Problem statement: For the data below, report the number of lines that contain the string "kGeneral" and nothing else.

········

-constexpr int kGeneral = 0, kLean = 1, kMid = 2;
+constexpr int kGeneral = 0, kLean = 1, kMid = 2, kLeanTable = 3;
+inline bool is_lean(int kind) { return kind == kLean || kind == kLeanTable; }
 int scene_kind(const Scene &scene, const ChannelsD &ch) {
     if (tuning().has(RDR_TUNE_FORCE_GENERAL)) return kGeneral;
-    if (scene_is_lean(scene, ch)) return kLean;
+    if (scene_is_lean(scene, ch)) return material_table_ok(scene, tuning()) ? kLeanTable : kLean;
     const CameraD &c = scene.d.cam;
     if (scene.d.envmap == nullptr && c.kind == kCamPerspective && !c.distortion.defined && ch.radiance_only) return kMid;
     return kGeneral;
 }
 template <class F, class Go> void with_kind(int kind, const F &f, Go &&go) {
-    if (kind == kLean) go(LeanStage<F>{f});
+    if (is_lean(kind)) {
+        if constexpr (ReadsMaterials<F>::value) { if (kind == kLeanTable) { go(LeanTableStage<F>{f}); return; } }
+        go(LeanStage<F>{f});
+    }
     else if (kind == kMid) go(MidStage<F>{f});
     else go(f);
 }
 template <class W, class Go> void with_walk_kind(int kind, const W &w, Go &&go) {
-    if (kind == kLean) go(LeanWalk<W>{w});
+    if (is_lean(kind)) go(LeanWalk<W>{w});
     else if (kind == kMid) go(MidWalk<W>{w});
     else go(w);
 }
+template <class K> void host_prologue(const K &k) {
+#if defined(RDR_HOSTSIM)
+    if constexpr (HasPrologue<K>::value) k.prologue();
+#else
+    (void)k;
+#endif
+}
 template <class F> void launch_v(int kind, exec::Count n, const F &f) {
-    with_kind(kind, f, [&](const auto &k) { exec::launch(n, k); });
+    with_kind(kind, f, [&](const auto &k) { host_prologue(k); exec::launch(n, k); });
 }
 
 inline int side_index(int k, int lanes) { return lanes >= (1 << 19) ? k + 2 : k; }
@@ -137,7 +158,7 @@
 }
 
 inline bool fuse_bounces(bool pcg, int kind, int chain_lanes) {
-    return !pcg && kind == kLean && chain_lanes <= (1 << 19) && !tuning().has(RDR_TUNE_NO_FUSED_BOUNCE);
+    return !pcg && is_lean(kind) && chain_lanes <= (1 << 19) && !tuning().has(RDR_TUNE_NO_FUSED_BOUNCE);
 }
 constexpr int kEmitterTestMax = 8;
 struct Bounce {
@@ -161,7 +182,7 @@
     const bool drawn = fused && chain->have_rays;
     const exec::Count queue_n = drawn ? chain->queue_n : b.num_active;
     const int *qpos = drawn ? chain->qpos : nullptr;
-    const bool emitter_test = lean == kLean && scene.emitter_triangles > 0 && scene.emitter_triangles <= kEmitterTestMax &&
+    const bool emitter_test = is_lean(lean) && scene.emitter_triangles > 0 && scene.emitter_triangles <= kEmitterTestMax &&
                               !tuning().has(RDR_TUNE_TRACE_EVERY_CONTINUATION);
     if (!drawn) {
         BounceSample bs{sd, b.rng, b.dim, b.rng_shift, b.active, v, vn, q.nee, q.bsdf};
@@ -278,7 +299,7 @@
         adj.n = P; adj.plain = 0;
         adj.thr = arena.get<double>((size_t)3 * P);
         adj.ray_dir = arena.get<double>((size_t)3 * P);
-        adj_point_doubles = lean == kLean ? kAdjPointDoublesLean : kAdjPointDoubles;
+        adj_point_doubles = is_lean(lean) ? kAdjPointDoublesLean : kAdjPointDoubles;
         adj.point = arena.get<double>((size_t)adj_point_doubles * P);
         adj.carries = scene.d.envmap == nullptr ? arena.get<unsigned char>((size_t)P) : nullptr;
         nee_act = arena.get<int>((size_t)P);
@@ -288,8 +309,8 @@
             edge_dyn = arena.get<int>(kMaxBatch);
             hoist_dyn = arena.get<int>(kMaxBatch);
             const int L = 2 * P;
-            ea = make_slice(arena, L, false, lean != kLean);
-            eb = make_slice(arena, L, false, lean != kLean);
+            ea = make_slice(arena, L, false, !is_lean(lean));
+            eb = make_slice(arena, L, false, !is_lean(lean));
             if (scene.has_mipmaps) {
                 ea.erd = eb.erd = arena.get<double>((size_t)12 * L);
                 exec::zero(ea.erd, sizeof(double) * 12 * L);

········

Exercise solution: 4